A contemporary house in Vancouver pairs two unusual influences: modern Mexico and calligraphy.

Calligraphy is the art of writing beautifully. But it’s also about showing the hand that is writing the word—a personal, thoughtful concept that Heather Howat and David Battersby of BattersbyHowat applied to the design of this west side Vancouver home. “It is a way of communicating,” says Howat, “but with a specificity to it that is unique.” It’s not about decoration, but meticulousness—an attention to detail that results in a kind of poetry in the altogether elegant, modern home.

The 5,000-square-foot, three-floor, five-bedroom house is atop a hill and “had to have a level of sophistication but not be in-your-face or pretentious,” says Howat. Battersby calls it pragmatic, even down-to-earth—quite literally. There’s a vegetable garden at the front of the house (three custom-designed circular planters) and huge light wells that connect the basement level to the landscape, creating a terrarium-like experience.

Part of this integration of form and function, nature and architecture, is inspired by Luis Barragán, the Pritzker Prize-winning Mexican architect who used geometric compositions, volumes, lines and shadows to poetic effect. Battersby and Howat made a pilgrimage to his home, Casa Barragán, a UNESCO World Heritage Site (“it was a profound and emotional experience,” says Battersby), and imbued some of that spirit into this house.

Most distinctive are the geometric masses—bold, stacked rectilinear shapes crowned with a curvilinear roof deck—and screens that create patterns and cast shadows. Howat says it’s about “modulating the light.” And there’s interplay between privacy and visibility with the wood screens. To passersby at the front of the house, the “screen collapses perspectively,” explains Battersby; it appears solid until viewed straight on. “It gives you this kind of scrim, a semi-permeable facade.”

Like Barragán, BattersbyHowat place as much emphasis on the exterior and surroundings of the house as on the interior. “That’s what we endeavour to do with urban houses, is try to relate to the site and landscape,” says Battersby. The garage is sunken under the backyard so that it doesn’t encroach on this relationship. Light wells, or “ditch gardens,” mean that, even in the basement, those inside the house continue to feel a connection to the outside, looking upon ferns and hostas through the windows. Other windows frame stellar views—both Vancouver’s cityscape in the distance and a massive heritage tree on the property in the foreground.

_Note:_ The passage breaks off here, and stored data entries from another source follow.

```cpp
int lotus_subm_conv(int mode, const act_t* x, const float* w, const float* w_t, const float* bias, const act_t* add,
                    act_t* y, const int* nbr, const int* rowidx, int n, int T, int cin, int cout, int precision,
                    const int* tap_plan, void* workspace, size_t workspace_bytes, void* stream) {
  LOTUS_CHECK_ARG(x && w && y && nbr && n >= 0 && T > 0 && cin > 0 && cout > 0, "lotus_subm_conv: bad arguments");
  LOTUS_CHECK_ARG(precision == 0 || precision == 1 || precision == 3, "lotus_subm_conv: precision must be 0, 1 or 3");
  if (n == 0) return LOTUS_OK;
  if (tap_plan && T == 27 && precision == 0 && lotus_conv_tap_eligible(n, cin, cout)) {
    LOTUS_CHECK_ARG(workspace && ((uintptr_t)workspace) % 16 == 0 && workspace_bytes >= tap_part_bytes(n, mode == 0 ? cout : cin),
                    "lotus_subm_conv: the tap-grouped path needs a 16-byte aligned workspace of lotus_subm_conv_workspace(n, cin, cout) bytes");
    LOTUS_CHECK_ARG((((uintptr_t)x) | ((uintptr_t)w) | ((uintptr_t)y) | ((uintptr_t)bias) | ((uintptr_t)add)) % 16 == 0,
                    "lotus_subm_conv: the tap-grouped path needs 16-byte aligned operands");
    const int n64 = (n + 63) / 64 * 64, ND = mode == 0 ? cout : cin;
    const int rc = lotus_conv_tap_gemm(mode, x, w, (float*)workspace, tap_plan + 32, tap_plan, n64, n, cin, cout, (hipStream_t)stream);
    if (rc != LOTUS_OK) return rc;
    const long total4 = (long)n * ND / 4;
    const int g = (int)cdiv(total4, 256);
    LOTUS_LAUNCH(conv_tap_reduce_kernel, dim3(g > 4096 ? 4096 : g), dim3(256), 0, (hipStream_t)stream, (const float*)workspace,
                 tap_plan + 32 + 27L * n64, n, ND, bias, add, y);
    LOTUS_LAUNCH_CHECK("lotus_subm_conv(tap-grouped)");
    return LOTUS_OK;
  }
  {
    int rc = 0;
    if (lotus_conv_pairs_try(mode, x, w, w_t, bias, add, y, nbr, rowidx, n, T, cin, cout, workspace, workspace_bytes,
                             precision, (hipStream_t)stream, &rc))
      return rc;
  }
  ConvP p;
  memset(&p, 0, sizeof(p));
  p.x = x; p.w = w; p.y = y; p.bias = bias; p.add = add; p.nbr = nbr; p.rowidx = rowidx;
  p.n = n; p.T = T; p.cin = cin; p.cout = cout;
  p.KD = mode == 0 ? cin : cout;
  p.ND = mode == 0 ? cout : cin;
  p.mirror = mode == 1;
  hipStream_t st = (hipStream_t)stream;
  if (mode == 0 && cin <= 8 && cout % 64 == 0 && T <= STEM_TP && ((uintptr_t)y) % 16 == 0 && workspace &&
      ((uintptr_t)workspace) % 16 == 0 && workspace_bytes >= (size_t)T * cin * cout * sizeof(float)) {
    LOTUS_LAUNCH(conv_stem_wt_kernel, dim3(cdiv((long)cout * T * cin, 256)), dim3(256), 0, st, w, (float*)workspace, cout, T,
                       cin);
    p.w = (const float*)workspace;
    const dim3 sg(cout / 64, cdiv(n, STEM_ROWS));
    if (cin == 7) LOTUS_LAUNCH((conv_smallcin_kernel<7>), sg, dim3(256), 0, st, p);
    else if (cin == 8) LOTUS_LAUNCH((conv_smallcin_kernel<8>), sg, dim3(256), 0, st, p);
    else if (cin == 6) LOTUS_LAUNCH((conv_smallcin_kernel<6>), sg, dim3(256), 0, st, p);
    else if (cin == 4) LOTUS_LAUNCH((conv_smallcin_kernel<4>), sg, dim3(256), 0, st, p);
    else LOTUS_LAUNCH((conv_smallcin_kernel<0>), sg, dim3(256), 0, st, p);
    LOTUS_LAUNCH_CHECK("lotus_subm_conv(stem)");
    return LOTUS_OK;
  }
  dim3 block(256);
  const size_t dyn = conv_dyn_lds(T, 128);
  LOTUS_CHECK_ARG(dyn + 20000 <= 160 * 1024, "lotus_subm_conv: %d taps do not fit LDS", T);
  if (p.ND <= 64) {
    dim3 grid(cdiv(p.ND, 64), cdiv(n, 128));
    if (mode == 0) {
      { static bool a1 = false; if (!a1) { (void)hipFuncSetAttribute((const void*)conv_kernel<128, 64, true>, hipFuncAttributeMaxDynamicSharedMemorySize, (int)dyn); a1 = true; } }
      LOTUS_LAUNCH((conv_kernel<128, 64, true>), grid, block, dyn, st, p);
    } else {
      { static bool a2 = false; if (!a2) { (void)hipFuncSetAttribute((const void*)conv_kernel<128, 64, false>, hipFuncAttributeMaxDynamicSharedMemorySize, (int)dyn); a2 = true; } }
      LOTUS_LAUNCH((conv_kernel<128, 64, false>), grid, block, dyn, st, p);
    }
  } else {
    dim3 grid(cdiv(p.ND, 128), cdiv(n, 128));
    if (mode == 0) {
      { static bool a3 = false; if (!a3) { (void)hipFuncSetAttribute((const void*)conv_kernel<128, 128, true>, hipFuncAttributeMaxDynamicSharedMemorySize, (int)dyn); a3 = true; } }
      LOTUS_LAUNCH((conv_kernel<128, 128, true>), grid, block, dyn, st, p);
    } else {
      { static bool a4 = false; if (!a4) { (void)hipFuncSetAttribute((const void*)conv_kernel<128, 128, false>, hipFuncAttributeMaxDynamicSharedMemorySize, (int)dyn); a4 = true; } }
      LOTUS_LAUNCH((conv_kernel<128, 128, false>), grid, block, dyn, st, p);
    }
  }
  LOTUS_LAUNCH_CHECK("lotus_subm_conv");
  return LOTUS_OK;
}

static __global__ __launch_bounds__(256) void conv_smallcin_wgrad_kernel(ConvWgP p) {
  constexpr int NW = WG_MAX_PAIRS / 256, SB = 512;
  __shared__ int prow_s[WG_MAX_PAIRS];
  __shared__ int pnb_s[WG_MAX_PAIRS];
  __shared__ __attribute__((aligned(16))) float xs[SB][8];
  __shared__ float red[4][64][8];
  __shared__ int wcnt[NW][4];
  const int tid = threadIdx.x, c = tid & 63, g = tid >> 6, lane = tid & 63;
  const int cb = blockIdx.x, t = blockIdx.y, z = blockIdx.z;
  const int rbeg = z * p.chunk, rend = min(p.n, rbeg + p.chunk);
  int total = 0;
  {
    int nbv[NW];
    unsigned long long mv[NW];
#pragma unroll
    for (int w = 0; w < NW; ++w) {
      const int row = rbeg + w * 256 + tid;
      nbv[w] = row < rend ? p.nbr[(long)t * p.n + row] : -1;
    }
#pragma unroll
    for (int w = 0; w < NW; ++w) {
      mv[w] = __ballot(nbv[w] >= 0);
      if (lane == 0) wcnt[w][g] = __popcll(mv[w]);
    }
    __syncthreads();
#pragma unroll
    for (int w = 0; w < NW; ++w) {
      int base = total;
#pragma unroll
      for (int q = 0; q < 4; ++q) {
        if (q < g) base += wcnt[w][q];
        total += wcnt[w][q];
      }
      if (nbv[w] >= 0) {
        const int pos = base + __popcll(mv[w] & ((1ull << lane) - 1ull));
        prow_s[pos] = rbeg + w * 256 + tid;
        pnb_s[pos] = nbv[w];
      }
    }
  }
  __syncthreads();
  float acc[8];
#pragma unroll
  for (int k = 0; k < 8; ++k) acc[k] = 0.f;
  const act_t* dyc = p.dy + cb * 64 + c;
  for (int b0 = 0; b0 < total; b0 += SB) {
    const int nb = min(SB, total - b0);
#pragma unroll 4
    for (int i = tid; i < nb * 8; i += 256) {
      const int pi = i >> 3, ci = i & 7;
      xs[pi][ci] = ci < p.cin ? p.x[(long)pnb_s[b0 + pi] * p.cin + ci] : 0.f;
    }
    __syncthreads();
    int pi = g;
// ... 128 lines not shown
```

### robot-3dlotus_amd/csrc/pool_head.hip

```cpp
#include "common.h"

namespace LOTUS_NS {

int lotus_reduce_parts(const float* part, float* out, long n, long stride, int nz, int accumulate, hipStream_t st);

__global__ void pool_max_fwd_kernel(const act_t* __restrict__ x, const int* __restrict__ members,
                                    const int* __restrict__ seg, int nc, int C, act_t* __restrict__ y,
                                    int* __restrict__ arg) {
  LOTUS_T_PRIO();
  const int c4 = C / 4;
  const long gid = (long)blockIdx.x * blockDim.x + threadIdx.x;
  if (gid >= (long)nc * c4) return;
  const int c = (int)(gid / c4), q = (int)(gid % c4);
  const int a = seg[c], b = seg[c + 1];
  float best[4] = {-INFINITY, -INFINITY, -INFINITY, -INFINITY};
  int bi[4] = {-1, -1, -1, -1};
  for (int i = a; i < b; ++i) {
    const int p = members[i];
    const float4 v = ld4q(x + (long)p * C, q);
    const float vs[4] = {v.x, v.y, v.z, v.w};
#pragma unroll
    for (int e = 0; e < 4; ++e)
      if (vs[e] > best[e]) {
        best[e] = vs[e];
// ... 119 lines not shown
  const int4 a = reinterpret_cast<const int4*>(arg + (long)b * C)[q];
  float4 o = make_float4(a.x == p ? g.x : 0.f, a.y == p ? g.y : 0.f, a.z == p ? g.z : 0.f, a.w == p ? g.w : 0.f);
  if (add) {
    const float4 v = ld4q(add + (long)p * C, q);
    o.x += v.x; o.y += v.y; o.z += v.z; o.w += v.w;
  }
  st4q(dx + (long)p * C, q, o);
}

#define POS_CE_SPLITS 32
#define POS_CE_PART 8
__device__ __forceinline__ double wave_sum_d(double v) {
#pragma unroll
  for (int o = 32; o > 0; o >>= 1) v += __shfl_xor(v, o, 64);
  return v;
}
__global__ __launch_bounds__(256) void pos_ce_part_kernel(const act_t* __restrict__ xt, const float* __restrict__ tgt,
                                                          const int* __restrict__ off, int nb,
                                                          float* __restrict__ part ) {
  __shared__ float red[4];
  __shared__ double redd[4];
  const int s = blockIdx.x, bc = blockIdx.y, b = bc / 3, c = bc % 3;
  const int n0 = off[b], nn = off[b + 1] - n0;
  const int p0 = (int)((long)nn * s / POS_CE_SPLITS), p1 = (int)((long)nn * (s + 1) / POS_CE_SPLITS);
  const float* tb = tgt + (long)3 * nb * n0 + (long)c * nn * nb;
  const act_t* xb = xt + (long)n0 * (3 * nb) + c * nb;
  const int j0 = threadIdx.x & 31, g = threadIdx.x >> 5;
  float m = -INFINITY;
  for (int p = p0 + g; p < p1; p += 8)
    for (int j = j0; j < nb; j += 32) m = fmaxf(m, xb[(long)p * (3 * nb) + j]);
  m = wave_max(m);
  if ((threadIdx.x & 63) == 0) red[threadIdx.x >> 6] = m;
  __syncthreads();
  m = fmaxf(fmaxf(red[0], red[1]), fmaxf(red[2], red[3]));
  __syncthreads();
  double v[3] = {0.0, 0.0, 0.0};
  for (int p = p0 + g; p < p1; p += 8)
    for (int j = j0; j < nb; j += 32) {
      const float x = xb[(long)p * (3 * nb) + j], t = tb[(long)p * nb + j];
      v[0] += exp((double)x - (double)m);
      v[1] += (double)t * x;
      v[2] += t;
    }
  double tot[3];
#pragma unroll
  for (int k = 0; k < 3; ++k) {
    const double w = wave_sum_d(v[k]);
    if ((threadIdx.x & 63) == 0) redd[threadIdx.x >> 6] = w;
    __syncthreads();
    tot[k] = ((redd[0] + redd[1]) + redd[2]) + redd[3];
    __syncthreads();
  }
  if (threadIdx.x == 0) {
    float* o = part + ((long)bc * POS_CE_SPLITS + s) * POS_CE_PART;
    o[0] = m; o[1] = 0.f;
    double* od = reinterpret_cast<double*>(o + 2);
    od[0] = tot[0]; od[1] = tot[1]; od[2] = tot[2];
  }
}

__global__ __launch_bounds__(64) void pos_ce_merge_kernel(const float* __restrict__ part, float* __restrict__ stats) {
  const int bc = blockIdx.x, s = threadIdx.x;
  float m = -INFINITY;
  double se = 0.0, stx = 0.0, st = 0.0;
  if (s < POS_CE_SPLITS) {
    const float* o = part + ((long)bc * POS_CE_SPLITS + s) * POS_CE_PART;
    const double* od = reinterpret_cast<const double*>(o + 2);
    m = o[0]; se = od[0]; stx = od[1]; st = od[2];
  }
  const float M = wave_max(m);
  se = wave_sum_d(m > -INFINITY ? se * exp((double)m - (double)M) : 0.0);
  stx = wave_sum_d(stx);
  st = wave_sum_d(st);
  if (s == 0) {
    const double lse = (double)M + log(se);
    float* o = stats + (long)bc * 4;
    o[0] = (float)(lse * st - stx);
    o[1] = (float)lse;
    o[2] = (float)st;
    o[3] = (float)(lse - (double)o[1]);
  }
}

__global__ __launch_bounds__(256) void small_loss_kernel(const act_t* __restrict__ ae, const float* __restrict__ gt,
                                                         const float* __restrict__ pos_stats, int B, int nrot, int ga,
                                                         float pos_w, float rot_w, float* __restrict__ losses,
                                                         float* __restrict__ dae) {
  __shared__ float acc[3];
  const int W = nrot * 3 + 1;
  if (threadIdx.x < 3) acc[threadIdx.x] = 0.f;
  __syncthreads();
  float rot = 0.f, opn = 0.f, pos = 0.f;
  for (int i = threadIdx.x; i < B * 3; i += 256) {
    const int b = i / 3, a = i % 3;
    const act_t* row = ae + (long)b * W;
    float m = -INFINITY;
    for (int k = 0; k < nrot; ++k) m = fmaxf(m, row[k * 3 + a]);
    float se = 0.f;
    for (int k = 0; k < nrot; ++k) se += expf(row[k * 3 + a] - m);
    const float lse = m + logf(se);
    const int tk = (int)gt[(long)b * ga + 3 + a];
    rot += lse - row[tk * 3 + a];
    if (dae)
      for (int k = 0; k < nrot; ++k)
        dae[(long)b * W + k * 3 + a] = (expf(row[k * 3 + a] - lse) - (k == tk ? 1.f : 0.f)) / (B * 3);
    pos += pos_stats[(long)i * 4];
  }
  for (int b = threadIdx.x; b < B; b += 256) {
    const float x = ae[(long)b * W + W - 1], t = gt[(long)b * ga + ga - 1];
    opn += fmaxf(x, 0.f) - x * t + log1pf(expf(-fabsf(x)));
    if (dae) dae[(long)b * W + W - 1] = (1.f / (1.f + expf(-x)) - t) / B;
  }
  __shared__ float red[3][4];
  float v3[3] = {pos, rot, opn};
#pragma unroll
  for (int k = 0; k < 3; ++k) {
    const float w = wave_sum(v3[k]);
    if ((threadIdx.x & 63) == 0) red[k][threadIdx.x >> 6] = w;
  }
  __syncthreads();
  if (threadIdx.x == 0) {
    for (int k = 0; k < 3; ++k) acc[k] = ((red[k][0] + red[k][1]) + red[k][2]) + red[k][3];
    const float lp = acc[0] / (3.f * B), lr = acc[1] / (3.f * B), lo = acc[2] / B;
    losses[0] = lp; losses[1] = lr; losses[2] = lo; losses[3] = pos_w * lp + rot_w * lr + lo;
  }
}

__global__ void pos_ce_bwd_kernel(const act_t* __restrict__ xt, const float* __restrict__ tgt,
                                  const int* __restrict__ off, const int* __restrict__ batch,
                                  const float* __restrict__ stats, const float* __restrict__ gl, float pos_w, int B,
                                  int n, int nb, act_t* __restrict__ dxt) {
  const long gid = (long)blockIdx.x * blockDim.x + threadIdx.x;
  const long total = (long)n * 3 * nb;
  if (gid >= total) return;
  const int p = (int)(gid / (3 * nb)), rem = (int)(gid % (3 * nb)), c = rem / nb, bin = rem % nb;
  const int b = batch[p];
  const int n0 = off[b], nn = off[b + 1] - n0;
  const float t = tgt[(long)3 * nb * n0 + (long)c * nn * nb + (long)(p - n0) * nb + bin];
  const float* s = stats + (long)(b * 3 + c) * 4;
  const float coef = (gl[0] + pos_w * gl[3]) / (3.f * B);
  dxt[gid] = (float)((double)coef * (exp((double)xt[gid] - ((double)s[1] + (double)s[3])) * (double)s[2] - (double)t));
}
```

While there are subtle nods to the Mexican architect throughout the home, they’re interpreted for the coast. This is, after all, Vancouver, and instead of Barragán’s bright colours, Battersby and Howat used cedar and a subdued palette. Concrete dominates. “It’s essentially a concrete and steel structure with wood infill,” says Battersby. Inside, a central concrete wall is the backdrop for a dramatic set of open stairs—three flights stacked upon each other.

The stairway can be seen as a sequence of layers, material changes—just as Howat describes the house itself. “Some of it’s architectural, some of it’s practical,” she explains, “and some of it’s more expressive.” There are no risers between the solid-walnut treads, the edges of which are cased in a mild-steel frame that also holds in place vertical stainless-steel-cable guards—all of which allow the airy stairs to remain thin in profile, create visual interest and even cast shadows like those screens.

Butting up against that central concrete wall, the stairs are architectural and referential, reiterating the wood screens and geometric massing of the envelope—almost like a microcosm of the house. “It’s a very intentional differentiation of components,” says Battersby of the exterior’s soffiting, cladding and recessed band that separates the upper and main floors into two distinct masses. “We were looking for a way to articulate it architecturally that’s like calligraphy,” says Battersby, “a certain kind of quality, a language set up in the detailing.” Howat explains further: “When I think of calligraphy, I think of the pen that is used, and it is deployed to create the thick and thinness of the line as it travels around the shape of each letter.” Here, the architects shape the house using layers of architectural expression.

Back inside, the sequence of layers continues. The polished concrete’s shades of grey are repeated throughout, from the charcoal of a daybed to the dove tones of the marble countertops in the master bath and kitchen. The soft grey is then tempered with white walls, dark walnut floors and millwork in almost every room (including the master bed, kitchen cabinetry and library shelving, all custom-designed by BattersbyHowat) and black accents in the mullions and furniture (Wegner wishbone dining chairs and a Saarinen tulip table are an atypical black), as well as a black-stone-clad powder room.

The effect is more masculine than you might expect, says Battersby, and is reflective of the homeowners’ design savvy and desire for uniformity. This “robustness,” apparent in every aspect of the home, goes back to Barragán and even Spanish and Moorish architecture—a long history completely unrelated to Vancouver, says Battersby, and yet reinterpreted here.

And it’s akin, again, to the lines of calligraphy, a stylized elegance that’s been rigorously applied throughout the house and surrounding landscape. It’s apt that a root word of calligraphy is the Greek kalli, which simply means beautiful.